Exercise description
Set down word for word the lines that begin the entries and run through the line containing "static_assert(BK == 16". Give nothing further.

Records for this task
template <int ND, bool MOD, int BM, int BN, int WM, int WN, bool PADK>
__global__ __launch_bounds__(256) void mfma_fwd_kernel(Geom g, PackDims pd,
                                                       const float *__restrict__ input,
                                                       const float *__restrict__ wp,
                                                       const float *__restrict__ bias,
                                                       const float *__restrict__ offset,
                                                       const float *__restrict__ mask,
                                                       float *__restrict__ output, int ntm, int ntn,
                                                       int full_tiles, int tail_ways, int tail_hi,
                                                       float *__restrict__ part) {
  constexpr int BK = kBK;
  constexpr int NC = 1 << ND;
  constexpr int NP = NC / 2;
  constexpr int MB = WM / 32, NB = WN / 32;
  constexpr int WAVES_N = BN / WN;
  constexpr int KSUBS = 256 / BN;
  constexpr int CPT = BK / KSUBS;
  static_assert((BM / WM) * (BN / WN) == 4, "4 waves per workgroup");
  static_assert(BK == 16 && CPT >= 1 && BN <= 256 && MB * 2 * 1024 <= 4096, "tile shape");

  __shared__ __attribute__((aligned(16))) float Bs[2 * BK * BN];

  const int grp = blockIdx.y;
  int tile, tap_lo = 0, tap_hi = g.K, tail_slot = -1;
  if ((int)blockIdx.x < full_tiles) {
    tile = xcd_remap(blockIdx.x, full_tiles);
  } else {
    tail_slot = blockIdx.x - full_tiles;
    const int hi_slots = tail_hi * (tail_ways + 1);
    int ti, way, wt;
    if (tail_slot < hi_slots) {
      wt = tail_ways + 1;
      ti = tail_slot / wt;
      way = tail_slot - ti * wt;
    } else {
      wt = tail_ways;
      const int r = tail_slot - hi_slots;
      ti = tail_hi + r / wt;
      way = r - (r / wt) * wt;
    }
    tile = full_tiles + ti;
    tap_lo = way * g.K / wt;
    tap_hi = (way + 1) * g.K / wt;
  }
  const int tn = tile / ntm, tm = tile - tn * ntm;
  const int o0 = tm * BM;
  const int n0 = tn * BN;

  const int tid = threadIdx.x;
  const int lane = tid & 63;
  const int wave = __builtin_amdgcn_readfirstlane(tid >> 6);
  const int wm0 = (wave / WAVES_N) * WM, wn0 = (wave % WAVES_N) * WN;
  const int kh = lane >> 5;

  const int j = tid % BN, ksub = tid / BN;
  const int n_g = min(n0 + j, g.N - 1);
  const int b_g = n_g / g.S_o;
  const int pix_g = n_g - b_g * g.S_o;
  int oc[ND];
  out_coords<ND>(g, pix_g, oc);

  const int cchunks = pd.Cgp / BK;
  const int T = g.K * cchunks;
  const int mblks = pd.Ogp / 32;
  const int slab_bytes = mblks * 2 * 64 * 4 * 4;

  const rsrc_t r_in = make_rsrc(input, (size_t)g.B * g.C * g.S_i * sizeof(float));
  const rsrc_t r_wp = make_rsrc(wp + (size_t)grp * T * (slab_bytes / 4), (size_t)T * slab_bytes);
  const int a_voff = (((o0 + wm0) / 32) * 2 * 64 + lane) * 16;
  const int img_voff = (b_g * g.C + grp * g.Cg + ksub * CPT) * g.S_i * 4;

  f32x16 acc[MB][NB];
#pragma unroll
  for (int i = 0; i < MB; ++i)
#pragma unroll
    for (int k = 0; k < NB; ++k)
#pragma unroll
      for (int r = 0; r < 16; ++r) acc[i][k][r] = 0.f;

  int voff[NP];
  float wgt[NC];
  float2 rg0[CPT][NP], rg1[CPT][NP];
  float wc0[NC], wc1[NC];
  int cur_tap = -1, cur_dg = -1;
  typedef unsigned long long lanemask_t;
  lanemask_t bad[NC], bad0[NC], bad1[NC];
#pragma unroll
  for (int ci = 0; ci < NC; ++ci) bad[ci] = bad0[ci] = bad1[ci] = 0ull;

  auto issue = [&](float2 (&rg)[CPT][NP], float (&wc)[NC], lanemask_t (&bd)[NC], int tap, int c0) {
    const int dg = g.DG == 1 ? 0 : min(grp * g.Cg + c0, g.C - 1) / g.Cdg;
    if (tap != cur_tap || dg != cur_dg) {
      float delta[ND];
      const int64_t ob = ((int64_t)(b_g * g.DG + dg) * (ND * g.K) + ND * tap) * g.S_o + pix_g;
#pragma unroll
      for (int a = 0; a < ND; ++a) delta[a] = offset[ob + (int64_t)a * g.S_o];
      int tcd[ND];
      tap_coords<ND>(g, tap, tcd);
      TapCoef<ND, float> tc;
      make_tap<ND, float>(g, oc, tcd, delta, false, tc);
      const float m = MOD ? mask[((int64_t)(b_g * g.DG + dg) * g.K + tap) * g.S_o + pix_g] : 1.f;
      int pidx[NP];
      float pwx[NP], pwy[NP];
      make_pairs<ND, float>(g, tc, m, pidx, pwx, pwy);
      bool prx[NP], pry[NP];
      make_pairs_read<ND, float>(g, tc, prx, pry);
#pragma unroll
      for (int pi = 0; pi < NP; ++pi) {
        voff[pi] = (prx[pi] || pry[pi]) ? img_voff + pidx[pi] * 4 : 0x7ffffff0;
        wgt[2 * pi] = pwx[pi];
        wgt[2 * pi + 1] = pwy[pi];
        bad[2 * pi] = __ballot(pry[pi] && !prx[pi]);
        bad[2 * pi + 1] = __ballot(prx[pi] && !pry[pi]);
      }
      cur_tap = tap;
      cur_dg = dg;
    }
    const int soff = c0 * g.S_i * 4;
#pragma unroll
    for (int i = 0; i < CPT; ++i)
#pragma unroll
      for (int pi = 0; pi < NP; ++pi) {
        rg[i][pi] = buf_load2(r_in, voff[pi], soff + i * g.S_i * 4);
      }
#pragma unroll
    for (int ci = 0; ci < NC; ++ci) { wc[ci] = wgt[ci]; bd[ci] = bad[ci]; }
  };
  auto commit = [&](const float2 (&rgl)[CPT][NP], const float (&wc)[NC], const lanemask_t (&bd)[NC], int c0, float *Bb) {
    lanemask_t any_bad = 0ull;
#pragma unroll
    for (int ci = 0; ci < NC; ++ci) any_bad |= bd[ci];
    float2 rg[CPT][NP];
#pragma unroll
    for (int i = 0; i < CPT; ++i)
#pragma unroll
      for (int pi = 0; pi < NP; ++pi) rg[i][pi] = rgl[i][pi];
    if (any_bad != 0ull) {
#pragma unroll
      for (int i = 0; i < CPT; ++i)
#pragma unroll
        for (int pi = 0; pi < NP; ++pi) {
          asm("v_cndmask_b32_e64 %0, %1, 0, %2" : "=v"(rg[i][pi].x) : "v"(rgl[i][pi].x), "s"(bd[2 * pi]));
          asm("v_cndmask_b32_e64 %0, %1, 0, %2" : "=v"(rg[i][pi].y) : "v"(rgl[i][pi].y), "s"(bd[2 * pi + 1]));
        }
    }
#pragma unroll
    for (int i = 0; i < CPT; ++i) {
      float val = wc[0] * rg[i][0].x;
      val = fmaf(wc[1], rg[i][0].y, val);
#pragma unroll
      for (int pi = 1; pi < NP; ++pi) {
        val = fmaf(wc[2 * pi], rg[i][pi].x, val);
        val = fmaf(wc[2 * pi + 1], rg[i][pi].y, val);
      }
      if (PADK) {
        const int cl = c0 + ksub * CPT + i;
        val = cl < g.Cg ? val : 0.f;
      }
      Bb[(ksub * CPT + i) * BN + j] = val;
    }
  };
  auto load_a = [&](float4 (&ra)[MB][2], int soff) {
#pragma unroll
    for (int i = 0; i < MB; ++i)
#pragma unroll
      for (int q = 0; q < 2; ++q) {
        ra[i][q] = buf_load4(r_wp, a_voff + (i * 2 + q) * 1024, soff);
      }
  };
  auto mma = [&](const float4 (&ra)[MB][2], const float *Bbuf) {
    const float *Bb = Bbuf + wn0 + (lane & 31) + 4 * kh * BN;
#pragma unroll
    for (int q = 0; q < 2; ++q)
#pragma unroll
      for (int s = 0; s < 4; ++s) {
        float b[NB];
#pragma unroll
        for (int n = 0; n < NB; ++n) b[n] = Bb[(8 * q + s) * BN + n * 32];
#pragma unroll
        for (int i = 0; i < MB; ++i) {
          const float a = s == 0 ? ra[i][q].x : (s == 1 ? ra[i][q].y : (s == 2 ? ra[i][q].z : ra[i][q].w));
#pragma unroll
          for (int n = 0; n < NB; ++n)
            acc[i][n] = __builtin_amdgcn_mfma_f32_32x32x2f32(a, b[n], acc[i][n], 0, 0, 0);
        }
      }
  };

  float4 ra0[MB][2], ra1[MB][2];
  const int a_last = (T - 1) * slab_bytes;
  int a_soff = tap_lo * cchunks * slab_bytes;
  load_a(ra0, a_soff);
  issue(rg0, wc0, bad0, tap_lo, 0);
  issue(rg1, wc1, bad1, tap_lo, BK);
  for (int tap = tap_lo; tap < tap_hi; ++tap) {
    for (int c0 = 0; c0 < pd.Cgp; c0 += 2 * BK) {
      const bool wrap = c0 + 2 * BK >= pd.Cgp;
      const int ntap = wrap ? min(tap + 1, g.K - 1) : tap;
      const int nc0 = wrap ? 0 : c0 + 2 * BK;
      commit(rg0, wc0, bad0, c0, Bs);
      __syncthreads();
      load_a(ra1, a_soff + slab_bytes);
      issue(rg0, wc0, bad0, ntap, nc0);
      __builtin_amdgcn_sched_barrier(0);
      mma(ra0, Bs);
      commit(rg1, wc1, bad1, c0 + BK, Bs + BK * BN);
      __syncthreads();
      a_soff += 2 * slab_bytes;
      load_a(ra0, min(a_soff, a_last));
      issue(rg1, wc1, bad1, ntap, nc0 + BK);
      __builtin_amdgcn_sched_barrier(0);
      mma(ra1, Bs + BK * BN);
    }
  }

  if (tail_slot >= 0) {
    float *dst = part + (size_t)tail_slot * (BM * BN) + wn0 + (lane & 31);
#pragma unroll
    for (int q = 0; q < NB; ++q)
#pragma unroll
      for (int mb = 0; mb < MB; ++mb)
#pragma unroll
        for (int r = 0; r < 16; ++r)
          dst[(wm0 + mb * 32 + (r & 3) + 8 * (r >> 2) + 4 * kh) * BN + q * 32] = acc[mb][q][r];
    return;
  }
#pragma unroll
  for (int q = 0; q < NB; ++q) {
    const int n_e = n0 + wn0 + q * 32 + (lane & 31);
    if (n_e < g.N) {
      const int b_e = n_e / g.S_o;
      const int pix_e = n_e - b_e * g.S_o;
#pragma unroll
      for (int mb = 0; mb < MB; ++mb)
#pragma unroll
        for (int r = 0; r < 16; ++r) {
          const int ol = o0 + wm0 + mb * 32 + (r & 3) + 8 * (r >> 2) + 4 * kh;
          if (ol < g.Og) {
            const int och = grp * g.Og + ol;
            const float bv = g.with_bias ? bias[och] : 0.f;
            output[(int64_t)(b_e * g.O + och) * g.S_o + pix_e] = acc[mb][q][r] + bv;
          }
        }
    }
  }
}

Task result
template <int ND, bool MOD, int BM, int BN, int WM, int WN, bool PADK>
__global__ __launch_bounds__(256) void mfma_fwd_kernel(Geom g, PackDims pd,
                                                       const float *__restrict__ input,
                                                       const float *__restrict__ wp,
                                                       const float *__restrict__ bias,
                                                       const float *__restrict__ offset,
                                                       const float *__restrict__ mask,
                                                       float *__restrict__ output, int ntm, int ntn,
                                                       int full_tiles, int tail_ways, int tail_hi,
                                                       float *__restrict__ part) {
  constexpr int BK = kBK;
  constexpr int NC = 1 << ND;
  constexpr int NP = NC / 2;
  constexpr int MB = WM / 32, NB = WN / 32;
  constexpr int WAVES_N = BN / WN;
  constexpr int KSUBS = 256 / BN;
  constexpr int CPT = BK / KSUBS;
  static_assert((BM / WM) * (BN / WN) == 4, "4 waves per workgroup");
  static_assert(BK == 16 && CPT >= 1 && BN <= 256 && MB * 2 * 1024 <= 4096, "tile shape");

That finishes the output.